===== TASK DATA

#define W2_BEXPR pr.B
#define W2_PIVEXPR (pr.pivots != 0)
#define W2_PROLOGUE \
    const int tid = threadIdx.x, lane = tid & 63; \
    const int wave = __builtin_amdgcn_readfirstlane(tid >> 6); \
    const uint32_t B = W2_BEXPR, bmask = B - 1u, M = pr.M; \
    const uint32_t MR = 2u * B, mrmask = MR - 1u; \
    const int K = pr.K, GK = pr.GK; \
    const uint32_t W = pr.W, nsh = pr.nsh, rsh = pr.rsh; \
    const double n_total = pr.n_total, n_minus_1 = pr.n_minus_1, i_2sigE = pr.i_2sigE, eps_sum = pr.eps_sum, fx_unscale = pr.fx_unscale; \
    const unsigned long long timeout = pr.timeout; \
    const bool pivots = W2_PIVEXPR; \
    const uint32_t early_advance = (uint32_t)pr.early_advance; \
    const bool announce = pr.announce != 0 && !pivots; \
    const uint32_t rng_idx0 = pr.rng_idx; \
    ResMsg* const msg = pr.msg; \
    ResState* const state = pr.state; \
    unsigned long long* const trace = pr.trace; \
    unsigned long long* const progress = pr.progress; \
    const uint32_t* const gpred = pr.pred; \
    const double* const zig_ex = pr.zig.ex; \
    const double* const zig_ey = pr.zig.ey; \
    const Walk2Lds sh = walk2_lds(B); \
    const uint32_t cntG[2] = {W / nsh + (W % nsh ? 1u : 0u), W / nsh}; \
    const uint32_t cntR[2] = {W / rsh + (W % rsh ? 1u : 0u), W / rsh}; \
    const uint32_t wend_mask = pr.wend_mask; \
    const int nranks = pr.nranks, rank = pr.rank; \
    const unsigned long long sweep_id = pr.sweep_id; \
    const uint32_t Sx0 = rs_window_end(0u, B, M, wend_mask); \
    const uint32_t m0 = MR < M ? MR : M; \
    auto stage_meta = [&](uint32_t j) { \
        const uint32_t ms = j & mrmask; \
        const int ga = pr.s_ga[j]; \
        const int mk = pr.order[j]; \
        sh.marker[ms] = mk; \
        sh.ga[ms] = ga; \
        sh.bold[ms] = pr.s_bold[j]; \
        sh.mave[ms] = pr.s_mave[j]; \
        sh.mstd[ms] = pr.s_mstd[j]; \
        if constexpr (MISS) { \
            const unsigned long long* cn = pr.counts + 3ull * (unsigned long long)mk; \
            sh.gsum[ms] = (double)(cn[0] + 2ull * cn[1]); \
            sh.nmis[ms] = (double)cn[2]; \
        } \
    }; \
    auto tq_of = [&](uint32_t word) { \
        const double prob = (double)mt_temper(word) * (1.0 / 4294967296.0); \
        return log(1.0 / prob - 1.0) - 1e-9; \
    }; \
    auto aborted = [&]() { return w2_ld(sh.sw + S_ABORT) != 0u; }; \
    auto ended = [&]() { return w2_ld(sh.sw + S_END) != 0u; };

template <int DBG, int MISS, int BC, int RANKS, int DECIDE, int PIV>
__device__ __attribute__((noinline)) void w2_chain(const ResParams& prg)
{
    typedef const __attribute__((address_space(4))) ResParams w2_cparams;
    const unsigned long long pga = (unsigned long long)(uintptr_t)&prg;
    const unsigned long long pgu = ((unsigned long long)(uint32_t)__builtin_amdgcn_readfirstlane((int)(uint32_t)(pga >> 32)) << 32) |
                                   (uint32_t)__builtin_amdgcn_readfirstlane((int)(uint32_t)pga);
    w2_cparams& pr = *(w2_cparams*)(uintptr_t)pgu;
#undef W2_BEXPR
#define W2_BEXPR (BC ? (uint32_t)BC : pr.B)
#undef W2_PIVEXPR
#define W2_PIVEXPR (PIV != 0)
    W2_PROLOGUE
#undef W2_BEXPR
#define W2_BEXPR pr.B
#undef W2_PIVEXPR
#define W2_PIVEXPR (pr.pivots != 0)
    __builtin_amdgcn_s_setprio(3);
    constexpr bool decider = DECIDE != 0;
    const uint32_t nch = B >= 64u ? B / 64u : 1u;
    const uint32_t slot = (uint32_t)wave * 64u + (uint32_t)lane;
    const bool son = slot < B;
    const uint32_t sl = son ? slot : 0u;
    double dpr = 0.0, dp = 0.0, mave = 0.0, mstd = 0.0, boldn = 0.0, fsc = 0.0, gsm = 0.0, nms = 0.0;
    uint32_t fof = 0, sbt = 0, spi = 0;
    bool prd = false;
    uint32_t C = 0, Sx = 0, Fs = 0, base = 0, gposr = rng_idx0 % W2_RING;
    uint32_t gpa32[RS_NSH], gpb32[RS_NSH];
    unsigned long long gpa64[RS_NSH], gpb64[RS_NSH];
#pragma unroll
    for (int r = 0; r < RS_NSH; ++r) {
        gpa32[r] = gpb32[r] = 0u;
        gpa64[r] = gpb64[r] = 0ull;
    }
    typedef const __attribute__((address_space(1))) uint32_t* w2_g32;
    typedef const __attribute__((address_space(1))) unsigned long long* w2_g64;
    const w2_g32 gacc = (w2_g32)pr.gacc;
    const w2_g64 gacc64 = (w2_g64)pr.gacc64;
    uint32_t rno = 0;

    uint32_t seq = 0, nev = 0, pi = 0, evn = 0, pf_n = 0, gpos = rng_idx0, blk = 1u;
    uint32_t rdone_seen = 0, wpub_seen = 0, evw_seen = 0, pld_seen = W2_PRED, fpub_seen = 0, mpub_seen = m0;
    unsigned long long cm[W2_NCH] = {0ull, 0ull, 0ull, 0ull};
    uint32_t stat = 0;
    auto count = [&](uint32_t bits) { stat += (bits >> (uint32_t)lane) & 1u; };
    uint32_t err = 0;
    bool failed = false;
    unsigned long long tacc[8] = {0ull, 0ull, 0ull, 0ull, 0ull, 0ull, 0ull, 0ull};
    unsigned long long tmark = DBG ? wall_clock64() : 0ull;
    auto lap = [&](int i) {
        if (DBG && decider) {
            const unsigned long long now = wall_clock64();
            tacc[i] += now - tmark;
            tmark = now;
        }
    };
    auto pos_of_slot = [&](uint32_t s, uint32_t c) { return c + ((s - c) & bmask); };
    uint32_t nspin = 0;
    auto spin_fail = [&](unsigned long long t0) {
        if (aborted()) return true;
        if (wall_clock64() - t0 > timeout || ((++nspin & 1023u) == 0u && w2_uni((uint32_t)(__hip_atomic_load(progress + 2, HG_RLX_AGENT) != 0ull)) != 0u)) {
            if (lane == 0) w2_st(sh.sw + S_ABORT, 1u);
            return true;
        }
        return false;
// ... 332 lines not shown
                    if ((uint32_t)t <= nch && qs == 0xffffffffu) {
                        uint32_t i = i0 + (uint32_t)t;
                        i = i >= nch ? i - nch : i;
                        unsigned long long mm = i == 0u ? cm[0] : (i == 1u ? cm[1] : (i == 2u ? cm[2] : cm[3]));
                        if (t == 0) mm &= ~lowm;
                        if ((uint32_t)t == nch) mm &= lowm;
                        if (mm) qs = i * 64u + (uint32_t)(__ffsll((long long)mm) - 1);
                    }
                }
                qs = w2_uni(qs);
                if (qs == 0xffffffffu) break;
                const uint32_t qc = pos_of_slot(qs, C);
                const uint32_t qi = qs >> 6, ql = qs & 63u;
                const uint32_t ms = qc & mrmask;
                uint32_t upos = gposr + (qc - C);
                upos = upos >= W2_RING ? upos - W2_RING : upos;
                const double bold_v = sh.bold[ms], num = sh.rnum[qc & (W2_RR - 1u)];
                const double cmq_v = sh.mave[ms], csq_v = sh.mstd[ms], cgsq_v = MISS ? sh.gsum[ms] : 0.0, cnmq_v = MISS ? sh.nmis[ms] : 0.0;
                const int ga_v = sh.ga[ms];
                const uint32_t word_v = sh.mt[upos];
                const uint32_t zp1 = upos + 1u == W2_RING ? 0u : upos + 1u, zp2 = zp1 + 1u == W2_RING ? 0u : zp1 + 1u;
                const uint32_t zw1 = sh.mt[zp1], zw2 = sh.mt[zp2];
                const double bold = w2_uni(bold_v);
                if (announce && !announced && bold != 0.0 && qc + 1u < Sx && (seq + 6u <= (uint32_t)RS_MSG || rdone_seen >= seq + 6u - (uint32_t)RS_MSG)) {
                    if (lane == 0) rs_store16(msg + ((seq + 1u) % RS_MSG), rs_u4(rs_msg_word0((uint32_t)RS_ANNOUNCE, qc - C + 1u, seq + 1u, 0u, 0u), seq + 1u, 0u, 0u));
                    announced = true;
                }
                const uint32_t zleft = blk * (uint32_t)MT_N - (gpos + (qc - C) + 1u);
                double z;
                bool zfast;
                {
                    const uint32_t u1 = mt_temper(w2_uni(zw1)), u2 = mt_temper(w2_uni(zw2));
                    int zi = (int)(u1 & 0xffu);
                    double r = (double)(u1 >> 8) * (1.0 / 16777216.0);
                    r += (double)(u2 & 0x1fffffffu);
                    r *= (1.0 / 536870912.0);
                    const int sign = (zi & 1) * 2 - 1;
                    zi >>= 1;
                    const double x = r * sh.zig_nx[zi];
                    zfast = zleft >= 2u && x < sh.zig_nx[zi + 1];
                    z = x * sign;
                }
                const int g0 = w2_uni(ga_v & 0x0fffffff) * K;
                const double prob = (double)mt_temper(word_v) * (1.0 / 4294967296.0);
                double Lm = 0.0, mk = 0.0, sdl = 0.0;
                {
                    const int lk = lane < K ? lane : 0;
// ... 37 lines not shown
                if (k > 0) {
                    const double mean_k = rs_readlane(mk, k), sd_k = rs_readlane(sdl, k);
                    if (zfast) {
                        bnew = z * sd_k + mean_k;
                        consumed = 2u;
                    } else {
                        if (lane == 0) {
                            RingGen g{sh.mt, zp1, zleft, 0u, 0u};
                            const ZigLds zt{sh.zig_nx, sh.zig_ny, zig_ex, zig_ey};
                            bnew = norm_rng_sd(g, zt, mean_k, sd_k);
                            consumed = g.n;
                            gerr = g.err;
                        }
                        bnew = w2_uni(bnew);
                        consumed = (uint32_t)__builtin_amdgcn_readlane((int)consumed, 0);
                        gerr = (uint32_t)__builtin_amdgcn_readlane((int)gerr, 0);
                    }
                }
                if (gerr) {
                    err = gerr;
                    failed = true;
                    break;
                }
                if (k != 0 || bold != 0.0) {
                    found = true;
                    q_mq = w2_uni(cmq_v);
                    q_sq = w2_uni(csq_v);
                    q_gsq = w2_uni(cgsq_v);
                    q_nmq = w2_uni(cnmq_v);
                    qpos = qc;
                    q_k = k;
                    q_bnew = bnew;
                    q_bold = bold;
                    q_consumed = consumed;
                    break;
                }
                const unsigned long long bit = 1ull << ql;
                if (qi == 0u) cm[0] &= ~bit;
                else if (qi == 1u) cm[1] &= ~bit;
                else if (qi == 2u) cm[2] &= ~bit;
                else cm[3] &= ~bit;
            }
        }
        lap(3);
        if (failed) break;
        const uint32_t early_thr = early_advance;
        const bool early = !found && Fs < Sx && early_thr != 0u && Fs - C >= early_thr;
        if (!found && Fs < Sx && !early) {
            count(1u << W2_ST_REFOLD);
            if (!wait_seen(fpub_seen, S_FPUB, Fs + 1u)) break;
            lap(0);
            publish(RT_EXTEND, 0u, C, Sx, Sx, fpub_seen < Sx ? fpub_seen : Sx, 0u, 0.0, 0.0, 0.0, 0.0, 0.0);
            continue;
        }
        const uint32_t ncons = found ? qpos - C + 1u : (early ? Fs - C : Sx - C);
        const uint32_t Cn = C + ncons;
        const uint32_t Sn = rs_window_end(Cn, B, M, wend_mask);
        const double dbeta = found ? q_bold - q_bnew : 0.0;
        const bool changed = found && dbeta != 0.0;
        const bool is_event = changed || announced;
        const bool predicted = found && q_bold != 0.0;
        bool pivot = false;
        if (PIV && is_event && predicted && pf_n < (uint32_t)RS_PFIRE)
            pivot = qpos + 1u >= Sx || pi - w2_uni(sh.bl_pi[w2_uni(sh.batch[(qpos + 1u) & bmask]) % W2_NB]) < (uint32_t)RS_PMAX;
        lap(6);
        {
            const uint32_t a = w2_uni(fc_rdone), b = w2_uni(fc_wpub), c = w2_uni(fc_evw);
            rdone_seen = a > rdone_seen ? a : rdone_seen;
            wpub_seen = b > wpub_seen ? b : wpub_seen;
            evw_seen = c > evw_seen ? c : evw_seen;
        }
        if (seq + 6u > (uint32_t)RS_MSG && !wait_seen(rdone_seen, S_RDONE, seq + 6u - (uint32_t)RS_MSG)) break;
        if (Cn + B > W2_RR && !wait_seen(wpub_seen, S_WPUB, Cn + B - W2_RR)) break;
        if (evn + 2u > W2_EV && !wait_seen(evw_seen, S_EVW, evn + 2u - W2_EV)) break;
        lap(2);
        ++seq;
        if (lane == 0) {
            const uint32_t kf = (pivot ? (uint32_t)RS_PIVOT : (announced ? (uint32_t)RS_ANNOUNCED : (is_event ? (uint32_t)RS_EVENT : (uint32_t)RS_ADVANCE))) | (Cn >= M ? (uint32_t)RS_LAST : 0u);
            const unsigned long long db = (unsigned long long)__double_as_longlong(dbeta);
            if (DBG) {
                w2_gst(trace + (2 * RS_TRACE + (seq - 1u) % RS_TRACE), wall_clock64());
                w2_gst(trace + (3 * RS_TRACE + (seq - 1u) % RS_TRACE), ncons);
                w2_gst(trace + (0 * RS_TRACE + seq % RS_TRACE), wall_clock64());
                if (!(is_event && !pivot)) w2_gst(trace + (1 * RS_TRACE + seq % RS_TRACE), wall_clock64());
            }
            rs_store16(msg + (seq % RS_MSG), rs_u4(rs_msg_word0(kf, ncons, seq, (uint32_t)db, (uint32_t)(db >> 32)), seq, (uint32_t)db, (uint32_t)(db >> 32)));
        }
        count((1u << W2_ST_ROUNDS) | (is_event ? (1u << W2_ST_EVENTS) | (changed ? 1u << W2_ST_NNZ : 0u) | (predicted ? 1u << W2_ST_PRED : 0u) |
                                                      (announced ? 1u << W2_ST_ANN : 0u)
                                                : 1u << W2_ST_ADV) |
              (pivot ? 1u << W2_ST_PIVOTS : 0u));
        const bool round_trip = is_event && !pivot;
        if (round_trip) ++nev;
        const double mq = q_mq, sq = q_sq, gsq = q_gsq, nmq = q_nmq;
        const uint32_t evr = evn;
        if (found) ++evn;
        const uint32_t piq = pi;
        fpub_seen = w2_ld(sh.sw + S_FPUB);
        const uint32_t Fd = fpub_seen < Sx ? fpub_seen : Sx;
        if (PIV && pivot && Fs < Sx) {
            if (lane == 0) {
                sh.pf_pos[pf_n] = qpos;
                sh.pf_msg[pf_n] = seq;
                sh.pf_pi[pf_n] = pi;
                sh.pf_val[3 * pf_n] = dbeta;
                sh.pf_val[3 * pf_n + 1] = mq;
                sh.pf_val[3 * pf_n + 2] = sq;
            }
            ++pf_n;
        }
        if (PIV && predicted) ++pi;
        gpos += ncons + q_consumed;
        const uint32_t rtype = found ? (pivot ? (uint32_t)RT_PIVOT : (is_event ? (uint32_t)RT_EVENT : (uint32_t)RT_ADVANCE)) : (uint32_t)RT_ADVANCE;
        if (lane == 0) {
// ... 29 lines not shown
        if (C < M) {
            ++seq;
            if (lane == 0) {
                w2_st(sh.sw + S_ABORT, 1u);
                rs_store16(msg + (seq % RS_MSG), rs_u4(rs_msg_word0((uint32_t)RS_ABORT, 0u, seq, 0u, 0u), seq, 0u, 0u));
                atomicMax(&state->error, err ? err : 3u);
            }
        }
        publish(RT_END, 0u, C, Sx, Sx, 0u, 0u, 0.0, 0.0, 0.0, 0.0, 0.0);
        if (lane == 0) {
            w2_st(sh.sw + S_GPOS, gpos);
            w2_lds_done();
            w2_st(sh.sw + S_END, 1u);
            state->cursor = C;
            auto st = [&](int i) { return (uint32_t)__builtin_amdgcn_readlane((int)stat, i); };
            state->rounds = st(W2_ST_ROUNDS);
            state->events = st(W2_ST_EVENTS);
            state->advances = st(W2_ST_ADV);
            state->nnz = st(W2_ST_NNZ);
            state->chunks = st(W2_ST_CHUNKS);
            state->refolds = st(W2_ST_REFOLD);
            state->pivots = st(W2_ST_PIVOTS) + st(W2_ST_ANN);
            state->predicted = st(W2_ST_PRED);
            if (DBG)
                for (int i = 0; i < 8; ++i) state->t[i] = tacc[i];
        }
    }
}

==========

■ EXERCISE DIRECTIONS
Begin at the line above that has "q_sq = w2_uni(csq_v);" and stop after the line that has "const uint32_t early_thr", copying each line exactly and adding nothing else.

■ WRITTEN SOLUTION
                    q_sq = w2_uni(csq_v);
                    q_gsq = w2_uni(cgsq_v);
                    q_nmq = w2_uni(cnmq_v);
                    qpos = qc;
                    q_k = k;
                    q_bnew = bnew;
                    q_bold = bold;
                    q_consumed = consumed;
                    break;
                }
                const unsigned long long bit = 1ull << ql;
                if (qi == 0u) cm[0] &= ~bit;
                else if (qi == 1u) cm[1] &= ~bit;
                else if (qi == 2u) cm[2] &= ~bit;
                else cm[3] &= ~bit;
            }
        }
        lap(3);
        if (failed) break;
        const uint32_t early_thr = early_advance;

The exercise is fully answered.